*** Information supplied ***
### depth-aware-shader-effects-for-nerf_amd/csrc/mlp16s_body.h

```cpp
__global__ void __launch_bounds__(64 * kW16Waves, 1)
#if MLP16S_GATHER
mlp16s_live_kernel(const float* __restrict__ packed, const float* __restrict__ orig, const float* __restrict__ dirs,
                   const float* __restrict__ zv, int N, const float* __restrict__ feat, float* __restrict__ rgb,
                   float* __restrict__ sigma, const int* __restrict__ live, const int* __restrict__ live_count) {
#else
mlp16s_kernel(const float* __restrict__ packed, const float* __restrict__ orig, const float* __restrict__ dirs,
              const float* __restrict__ zv, int64_t M, int N, const float* __restrict__ feat,
              float* __restrict__ rgb, float* __restrict__ sigma, const int* __restrict__ out_slot, int out_T) {
#endif
  __shared__ __attribute__((aligned(16))) float lds[kSLdsFloats + kSStampFloats];
  const int wave = __builtin_amdgcn_readfirstlane(threadIdx.x >> 6), lane0 = threadIdx.x & 63;
#if MLP16S_GATHER
  const int64_t M = *live_count;
  if ((int64_t)blockIdx.x * (32 * kW16Waves) >= M) return;
  const int* const out_slot = nullptr;
  constexpr int out_T = 0;
#endif
  const int mlast = (int)(M - 1);
  const int nblk = (int)((M + 32 * kW16Waves - 1) / (32 * kW16Waves));
  int blk = blockIdx.x;
  auto sample_of = [&](int b, int st) {
    return imin64(((int64_t)b * kW16Waves + wave) * 32 + 16 * st + (lane0 & 15), (int64_t)mlast);
  };
  float in_z[2], in_o[2][3], in_d[2][3];
#if MLP16S_GATHER
  int sm_cur[2], sm_n[2];
  auto load_live = [&](int b, int (&sm)[2]) __attribute__((always_inline)) {
#pragma unroll
    for (int st = 0; st < 2; ++st) sm[st] = live[sample_of(b, st)];
  };
  auto load_inputs = [&](const int (&sml)[2]) __attribute__((always_inline)) {
#pragma unroll
    for (int st = 0; st < 2; ++st) {
      const int sm = sml[st];
#else
  auto load_inputs = [&](int b) __attribute__((always_inline)) {
#pragma unroll
    for (int st = 0; st < 2; ++st) {
      const int sm = (int)sample_of(b, st);
#endif
      const int64_t row = zv ? sm / N : sm;
#pragma unroll
      for (int c = 0; c < 3; ++c) in_o[st][c] = orig[3 * row + c];
      in_z[st] = 0.0f;
#pragma unroll
      for (int c = 0; c < 3; ++c) in_d[st][c] = 0.0f;
      if (zv) {
        in_z[st] = zv[sm];
#pragma unroll
        for (int c = 0; c < 3; ++c) in_d[st][c] = dirs[3 * row + c];
      }
    }
  };
  float x[2][3];
  auto positions = [&](float (&x)[2][3]) __attribute__((always_inline)) {
#pragma unroll
    for (int st = 0; st < 2; ++st)
#pragma unroll
      for (int c = 0; c < 3; ++c) {
        const float p = in_o[st][c] + in_d[st][c] * in_z[st];
        x[st][c] = zv ? p : in_o[st][c];
      }
  };
#if MLP16S_GATHER
  load_live(blk, sm_cur);
  load_inputs(sm_cur);
#else
  load_inputs(blk);
#endif
  positions(x);
  for (int i = threadIdx.x; i < kSLdsVecFloats / 4; i += 64 * kW16Waves)
    reinterpret_cast<f32x4*>(lds + kSLdsBias)[i] = reinterpret_cast<const f32x4*>(packed + kOffBias)[i];
  if (threadIdx.x < kS16Consts) lds[kSLdsConsts + threadIdx.x] = packed[kOffScale16 + threadIdx.x];
  if (threadIdx.x < kSLdsRgbFloats / 4)
    reinterpret_cast<f32x4*>(lds + kSLdsRgb)[threadIdx.x] = reinterpret_cast<const f32x4*>(packed + kOffRgbW)[threadIdx.x];
  __builtin_amdgcn_s_waitcnt(0);
  __builtin_amdgcn_sched_barrier(0);
  const float* stream = packed + kOff16;
  uint32_t lds_dma = (uint32_t)(uintptr_t)(lptr_t)lds + 1024u * wave;
  auto fragment_offsets = [](int l, uint32_t (&off)[2]) __attribute__((always_inline)) {
    const int li = l & 15, hh = (l >> 4) & 1, ss = l >> 5;
#pragma unroll
    for (int r = 0; r < 2; ++r) off[r] = (uint32_t)(ss * 2048 + 4 * ((li & 7) + 8 * r + 16 * (li >> 3) + 32 * hh));
  };
  float* pe_mine = lds + kSLdsPe + wave * kPeSteps * 64;
  const float* bias = lds + kSLdsBias;
  const float* ws = lds + kSLdsSigmaW;
  const float* cst = lds + kSLdsConsts;
#if MLP16S_GATHER
  constexpr bool one_ray = false;
#else
  const bool one_ray = (N & 31) == 0;
#endif
  float* feat_mine = lds + kSLdsFeat + wave * kRayFeat;
  STile a[4];
  {
    const uint32_t voff = 16u * lane0 + 1024u * wave;
    chunk_dma<0>(stream, 0, lds_dma, voff);
    chunk_dma<1>(stream, 1, lds_dma, voff);
    chunk_dma<2>(stream, 2, lds_dma, voff);
    uint32_t off[2];
    fragment_offsets(lane0, off);
    wait_vmcnt<8>();
    __builtin_amdgcn_s_barrier();
    sread_tile<0>(lds, off, a[0]);
    sread_tile<1>(lds, off, a[1]);
    sread_tile<2>(lds, off, a[2]);
  }

  Operand pe_op[4];
  bool full = true;
#ifdef NERF_MLP16S_STAMPS
  int it = 0;
#endif
#pragma unroll 1
  for (;;) {
  asm volatile("" : "+s"(stream));
  asm volatile("" : "+s"(lds_dma));
  int lane = lane0;
  asm volatile("" : "+v"(lane));
  const int g = lane >> 4, li = lane & 15, hh = g & 1, ss = g >> 1;
  const uint32_t voff = 16u * lane + 1024u * wave;
  uint32_t off[2];
  fragment_offsets(lane, off);
  const int nlane = 4 * hh + 16 * ss;
#ifdef NERF_MLP16S_STAMPS
  const bool stamp_on = it == kSStampIter || (it < kSStampIter && blk + (int)gridDim.x >= nblk);
  ++it;
#endif
  STAMP16S(0);
  STAMP16S_REAL(12);
  const int64_t s0 = ((int64_t)blk * kW16Waves + wave) * 32;

  auto pe_arg = [&](const float (&xa)[2][3], int st, int p) __attribute__((always_inline)) {
    const int fi = p / 3, fc = p - 3 * fi;
    const float xc = fc == 0 ? xa[st][0] : (fc == 1 ? xa[st][1] : xa[st][2]);
    return xc * __int_as_float((127 + (fi < kPosLevels ? fi : 0)) << 23);
  };
  auto pe_tail = [&](const float (&xa)[2][3], int st, int p, float v) __attribute__((always_inline)) {
    return p < 3 * kPosLevels ? v : (p == 30 ? (hh ? xa[st][1] : xa[st][0]) : (hh ? 0.0f : xa[st][2]));
  };
  auto pe_beyond = [&](const float (&xa)[2][3]) __attribute__((always_inline)) {
    float ax = 0.0f;
#pragma unroll
    for (int st = 0; st < 2; ++st)
      ax = fmaxf(ax, fmaxf(fabsf(xa[st][0]), fmaxf(fabsf(xa[st][1]), fabsf(xa[st][2]))));
    return __any(ax * (float)(1 << (kPosLevels - 1)) > kPeSinMax) != 0;
  };
  auto pe_bound = [&](const float (&xa)[2][3], int st) __attribute__((always_inline)) {
    return fmaxf(1.0f, fmaxf(fabsf(xa[st][0]), fmaxf(fabsf(xa[st][1]), fabsf(xa[st][2]))));
  };
  float m_pe[2];
  float s_cur[2], inv_cur[2], s_nxt[2], inv_prev[2], m[2] = {0.0f, 0.0f}, part[2] = {0.0f, 0.0f};
#pragma unroll
  for (int st = 0; st < 2; ++st) {
    m_pe[st] = pe_bound(x, st);
    s_cur[st] = pow2_scale(m_pe[st]);
  }
  if (full) {
    float pe[2][2][8];
    if (pe_beyond(x)) {
#pragma unroll
      for (int st = 0; st < 2; ++st)
#pragma unroll
        for (int t = 0; t < 2; ++t)
#pragma unroll
          for (int j = 0; j < 8; ++j) {
            const int p = 8 * (2 * t + ss) + j;
            float sn, cs;
            sincosf(pe_arg(x, st, p), &sn, &cs);
            pe[st][t][j] = pe_tail(x, st, p, hh ? cs : sn);
          }
    } else {
#pragma unroll
      for (int st = 0; st < 2; ++st)
#pragma unroll
        for (int t = 0; t < 2; ++t)
#pragma unroll
          for (int j = 0; j < 8; ++j) {
            const int p = 8 * (2 * t + ss) + j;
            pe[st][t][j] = pe_tail(x, st, p, pe_sin_reduced(pe_arg(x, st, p), hh));
          }
    }
#pragma unroll
    for (int st = 0; st < 2; ++st)
#pragma unroll
      for (int t = 0; t < 2; ++t)
#pragma unroll
        for (int j = 0; j < 8; ++j) {
          pe_mine[((st * 2 + t) * 8 + j) * 64 + lane] = pe[st][t][j];
          split_into(pe[st][t][j] * s_cur[st], pe_op[2 * t + st], j);
        }
  }
  const int nxt_blk = blk + (int)gridDim.x;
  float xn[2][3], s_n[2];
  bool beyond_n = false;
  Operand pe_nx[4];
  int lane_n = lane;
  auto pub_next = [&](auto ic) __attribute__((always_inline)) {
#if MLP16S_GATHER
    if constexpr (decltype(ic)::value == 0) load_live(nxt_blk, sm_n);
    if constexpr (decltype(ic)::value == 1) load_inputs(sm_n);
    if constexpr (decltype(ic)::value == 3) {
#else
    if constexpr (decltype(ic)::value == 0) load_inputs(nxt_blk);
    if constexpr (decltype(ic)::value == 2) {
#endif
      asm volatile("" : "+v"(lane_n));
      positions(xn);
#pragma unroll
      for (int st = 0; st < 2; ++st) s_n[st] = pow2_scale(pe_bound(xn, st));
      beyond_n = pe_beyond(xn);
    }
  };
  auto side_pe_next = [&](auto nc, auto ph) __attribute__((always_inline)) {
    constexpr int n = decltype(nc)::value;
    if constexpr (n >= 0 && decltype(ph)::value == 1) {
      constexpr int st = n >> 4, t = (n >> 3) & 1, j = n & 7;
      constexpr int p0 = 16 * t + j, p1 = p0 + 8;
      constexpr int f0 = p0 / 3, c0 = p0 % 3, f1 = p1 / 3 < kPosLevels ? p1 / 3 : 0, c1 = p1 % 3;
      const bool upper = lane_n >= 32;
      const int hn = (lane_n >> 4) & 1;
      const float a0 = xn[st][c0] * (float)(1 << f0), a1 = xn[st][c1] * (float)(1 << f1);
      const float r = pe_sin_reduced(upper ? a1 : a0, hn);
      float v = r;
      if constexpr (p1 == 30) v = upper ? (hn ? xn[st][1] : xn[st][0]) : r;
      if constexpr (p1 == 31) v = upper ? (hn ? 0.0f : xn[st][2]) : r;
      pe_mine[((st * 2 + t) * 8 + j) * 64 + lane_n] = v;
      split_into(v * s_n[st], pe_nx[2 * t + st], j);
      asm volatile("" : "+v"(pe_nx[2 * t + st].hi), "+v"(pe_nx[2 * t + st].lo));
    }
  };
  SAcc acc;
  Operand in[16];
#pragma unroll
  for (int st = 0; st < 2; ++st) {
    inv_cur[st] = cst[kS16InvW + 0] / s_cur[st];
    s_nxt[st] = pow2_scale(cst[kS16R + 0] * m_pe[st] + cst[kS16B + 0]);
  }
  SQuarter qv[2];
  float pe_v[8];
  auto pe_operand_of = [&](auto i, auto st) -> const Operand& {
    return pe_op[2 * decltype(i)::value + decltype(st)::value];
  };

  STAMP16S(1);
  sgroup<0, 2, 0, 3, kSNone>(stream, 0, lds, lds_dma, voff, off, a, acc, pe_operand_of,
                             [](auto, auto, auto) {});
  sgroup<1, 2, 2, 3, kSL0>(stream, 2, lds, lds_dma, voff, off, a, acc, pe_operand_of,
                           [&](auto i, auto seg, auto ph) __attribute__((always_inline)) {
                             constexpr int q0 = 8 * decltype(i)::value + 2 * decltype(seg)::value;
                             squarter<decltype(ph)::value, 0, q0, false>(acc, inv_cur, bias, ws, nlane, s_nxt, in, m,
                                                                         part, qv[0]);
                             squarter<decltype(ph)::value, 0, q0 + 1, false>(acc, inv_cur, bias, ws, nlane, s_nxt, in,
                                                                             m, part, qv[1]);
                           });

  STAMP16S(2);
#pragma unroll
  for (int st = 0; st < 2; ++st) {
    inv_prev[st] = inv_cur[st];
    s_cur[st] = s_nxt[st];
  }
  const float* bias_prev = bias;
  auto act_operand = [&](auto i, auto st) -> const Operand& { return in[2 * decltype(i)::value + decltype(st)::value]; };
  auto op4 = [&](auto i, auto st) -> const Operand& {
    constexpr int k = decltype(i)::value, t = decltype(st)::value;
    if constexpr (k < 8) return in[2 * k + t];
    else return pe_op[2 * (k - 8) + t];
  };
  auto side_prev = [&](auto i, auto seg, auto ph, auto sigma_tag) __attribute__((always_inline)) {
    constexpr int q = sq_prev(decltype(i)::value, decltype(seg)::value);
    if constexpr (q >= 0)
      squarter<decltype(ph)::value, 4, q, decltype(sigma_tag)::value>(acc, inv_prev, bias_prev, ws, nlane, s_cur, in, m,
                                                                       part, qv[0]);
  };
  auto side_cur = [&](auto i, auto seg, auto ph, const float* bias_l, auto sigma_tag) __attribute__((always_inline)) {
    constexpr int q = sq_cur(decltype(i)::value, decltype(seg)::value);
    if constexpr (q >= 0)
      squarter<decltype(ph)::value, 0, q, decltype(sigma_tag)::value>(acc, inv_cur, bias_l, ws, nlane, s_nxt, in, m,
                                                                      part, qv[1]);
  };
  float s_pe[2] = {0.0f, 0.0f};
  auto side_pe = [&](auto i, auto seg, auto ph) __attribute__((always_inline)) {
    constexpr int k = spe_at(decltype(i)::value, decltype(seg)::value);
    if constexpr (k >= 0) spe_operand<decltype(ph)::value, k / 2, k % 2>(pe_mine, s_pe, pe_op[k], pe_v, lane);
  };
  using NoSigma = std::false_type;
  using Sigma = std::true_type;
  auto layer = [&](int L, auto skip_tag, auto sg_tag, auto&& pub_a) __attribute__((always_inline)) {
    constexpr bool SKIP = decltype(skip_tag)::value;
    constexpr bool SG = decltype(sg_tag)::value;
#pragma unroll
    for (int st = 0; st < 2; ++st) {
      inv_cur[st] = cst[kS16InvW + L] / s_cur[st];
      if constexpr (SKIP) s_pe[st] = s_cur[st];
    }
    const float* bias_l = bias + L * kHidden;
    const int c0 = s16_chunk0(1) + (L - 1) * 16 + (L > kSkipLayer ? 4 : 0);
    if constexpr (SKIP) {
      sgroup<0, 10, 0, 3, kSSkipPrev>(stream, c0, lds, lds_dma, voff, off, a, acc, op4,
                                      [&](auto i, auto seg, auto ph) __attribute__((always_inline)) {
                                        side_prev(i, seg, ph, NoSigma{});
                                        side_pe(i, seg, ph);
                                      });
    } else {
      sgroup<0, 8, 0, 3, kSPrev>(stream, c0, lds, lds_dma, voff, off, a, acc, act_operand,
                                 [&](auto i, auto seg, auto ph) __attribute__((always_inline)) {
                                   side_prev(i, seg, ph, NoSigma{});
                                 }, pub_a);
    }
#pragma unroll
    for (int st = 0; st < 2; ++st) {
      const float ms = smax4(m[st]);
      float bound = cst[kS16R + L] * (SKIP ? fmaxf(ms, m_pe[st]) : ms) + cst[kS16B + L];
      if (L + 1 == kSkipLayer) bound = fmaxf(bound, m_pe[st]);
      s_nxt[st] = pow2_scale(bound);
      m[st] = 0.0f;
    }
    if constexpr (SKIP) {
      sgroup<1, 10, 2, 3, kSSkipCur>(stream, c0 + 10, lds, lds_dma, voff, off, a, acc, op4,
                                     [&](auto i, auto seg, auto ph) __attribute__((always_inline)) {
                                       side_cur(i, seg, ph, bias_l, NoSigma{});
                                       side_pe(i, seg, ph);
                                     });
    } else {
      sgroup<1, 8, 0, 3, SG ? kSCurPe : kSCur>(
          stream, c0 + 8, lds, lds_dma, voff, off, a, acc, act_operand,
          [&](auto i, auto seg, auto ph) __attribute__((always_inline)) {
            side_cur(i, seg, ph, bias_l, sg_tag);
            if constexpr (SG)
              side_pe_next(std::integral_constant<int, spe_next<true>(decltype(i)::value, decltype(seg)::value)>{}, ph);
          });
    }
#pragma unroll
    for (int st = 0; st < 2; ++st) {
      inv_prev[st] = inv_cur[st];
      s_cur[st] = s_nxt[st];
    }
    bias_prev = bias_l;
    STAMP16S(2 + L);
  };
#pragma unroll 1
  for (int L = 1; L < kSkipLayer; ++L) layer(L, NoSigma{}, NoSigma{}, SNoPub{});
  layer(kSkipLayer, Sigma{}, NoSigma{}, SNoPub{});
#pragma unroll 1
  for (int L = kSkipLayer + 1; L < 7; ++L) layer(L, NoSigma{}, NoSigma{}, SNoPub{});
  layer(7, NoSigma{}, Sigma{}, pub_next);

  if (one_ray) {
    const char* src = reinterpret_cast<const char*>(feat + (imin64(s0, M - 1) / N) * kRayFeat);
    const uint32_t dst = (uint32_t)(uintptr_t)(lptr_t)feat_mine;
    uint32_t keep;
    asm volatile(
        "s_mov_b32 %0, m0\n\t"
        "s_mov_b32 m0, %3\n\t"
        "s_nop 0\n\t"
        "global_load_lds_dwordx4 %1, %2\n\t"
        "s_mov_b32 m0, %0"
        : "=&s"(keep)
        : "v"(16u * lane), "s"(src), "s"(dst)
        : "memory");
  }
#pragma unroll
  for (int st = 0; st < 2; ++st) inv_cur[st] = cst[kS16InvW + 8] / s_cur[st];
  sgroup<0, 8, 0, 3, kSPrevPe, true>(
      stream, s16_chunk0(8), lds, lds_dma, voff, off, a, acc, act_operand,
      [&](auto i, auto seg, auto ph) __attribute__((always_inline)) {
        side_prev(i, seg, ph, Sigma{});
        side_pe_next(std::integral_constant<int, spe_next<false>(decltype(i)::value, decltype(seg)::value)>{}, ph);
      });

  STAMP16S(10);
  float sig[2];
#pragma unroll
  for (int st = 0; st < 2; ++st) sig[st] = fmaxf(ssum4(part[st]) + ws[kHidden], 0.0f);
  const float* wr = lds + kSLdsRgb;
  float pr[2][3] = {{0.0f, 0.0f, 0.0f}, {0.0f, 0.0f, 0.0f}};
  auto colour_head = [&](const float* fr, int st) __attribute__((always_inline)) {
#pragma unroll
    for (int T = 0; T < 4; ++T)
#pragma unroll
      for (int r = 0; r < 2; ++r) {
        const int n0 = 32 * T + 8 * r + nlane;
        const f32x4 fd = *reinterpret_cast<const f32x4*>(fr + n0);
        const f32x4 ap = *reinterpret_cast<const f32x4*>(fr + kDirHidden + n0);
        f32x4 hd;
#pragma unroll
        for (int e = 0; e < 4; ++e) hd[e] = fmaxf(fmaf(acc[T][r][st][e], inv_cur[st], fd[e]), 0.0f) + ap[e];
#pragma unroll
        for (int c = 0; c < 3; ++c) {
          const f32x4 w = *reinterpret_cast<const f32x4*>(wr + c * kDirHidden + n0);
#pragma unroll
          for (int e = 0; e < 4; ++e) pr[st][c] = fmaf(w[e], hd[e], pr[st][c]);
        }
      }
  };
  if (one_ray) wait_vmcnt<8>();
  if (one_ray) {
    colour_head(feat_mine, 0);
    colour_head(feat_mine, 1);
  } else {
#if MLP16S_GATHER
    colour_head(feat + (int64_t)(sm_cur[0] / N) * kRayFeat, 0);
    colour_head(feat + (int64_t)(sm_cur[1] / N) * kRayFeat, 1);
#else
    colour_head(feat + (int64_t)((int)sample_of(blk, 0) / N) * kRayFeat, 0);
    colour_head(feat + (int64_t)((int)sample_of(blk, 1) / N) * kRayFeat, 1);
#endif
  }
  float out[3];
#pragma unroll
  for (int c = 0; c < 3; ++c) {
    const float v0 = ssum4(pr[0][c]) + wr[3 * kDirHidden + c], v1 = ssum4(pr[1][c]) + wr[3 * kDirHidden + c];
    const float v = (g & 1) ? v1 : v0;
    out[c] = 1.0f / (1.0f + expf_rn(-v));
  }
  if (g < 2) {
    const int st = g;
    if (s0 + 16 * st + li < M) {
#if MLP16S_GATHER
      const int sm = st ? sm_cur[1] : sm_cur[0];
#else
      const int sm = (int)(s0 + 16 * st + li);
#endif
      const int64_t o_s = out_slot ? (int64_t)(sm / N) * out_T + out_slot[sm] : (int64_t)sm;
      sigma[o_s] = st ? sig[1] : sig[0];
#pragma unroll
      for (int c = 0; c < 3; ++c) rgb[3 * o_s + c] = out[c];
    }
  }
  STAMP16S(11);
  STAMP16S_REAL(13);
  if (nxt_blk >= nblk) break;
  blk = nxt_blk;
  full = beyond_n;
#pragma unroll
  for (int k = 0; k < 4; ++k) pe_op[k] = pe_nx[k];
#pragma unroll
  for (int st = 0; st < 2; ++st)
#pragma unroll
    for (int c = 0; c < 3; ++c) x[st][c] = xn[st][c];
#if MLP16S_GATHER
  sm_cur[0] = sm_n[0];
  sm_cur[1] = sm_n[1];
#endif
  }
  wait_vmcnt<0>();
#ifdef NERF_MLP16S_STAMPS
  if (const int64_t w_ = (int64_t)blockIdx.x * kW16Waves + wave; w_ < 65536 && lane0 == 0)
    for (int i = 0; i < 16; ++i)
      nerf16s_stamps[w_][i] = reinterpret_cast<const unsigned long long*>(lds + kSLdsFloats)[wave * 16 + i];
#endif
}
```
*** End of Information supplied ***
» **Required action**: Where does "return" appear in the records above? Copy each line that holds it.

» **Answer to this task**:
  if ((int64_t)blockIdx.x * (32 * kW16Waves) >= M) return;
    return imin64(((int64_t)b * kW16Waves + wave) * 32 + 16 * st + (lane0 & 15), (int64_t)mlast);
    return xc * __int_as_float((127 + (fi < kPosLevels ? fi : 0)) << 23);
    return p < 3 * kPosLevels ? v : (p == 30 ? (hh ? xa[st][1] : xa[st][0]) : (hh ? 0.0f : xa[st][2]));
    return __any(ax * (float)(1 << (kPosLevels - 1)) > kPeSinMax) != 0;
    return fmaxf(1.0f, fmaxf(fabsf(xa[st][0]), fmaxf(fabsf(xa[st][1]), fabsf(xa[st][2]))));
    return pe_op[2 * decltype(i)::value + decltype(st)::value];
  auto act_operand = [&](auto i, auto st) -> const Operand& { return in[2 * decltype(i)::value + decltype(st)::value]; };
    if constexpr (k < 8) return in[2 * k + t];
    else return pe_op[2 * (k - 8) + t];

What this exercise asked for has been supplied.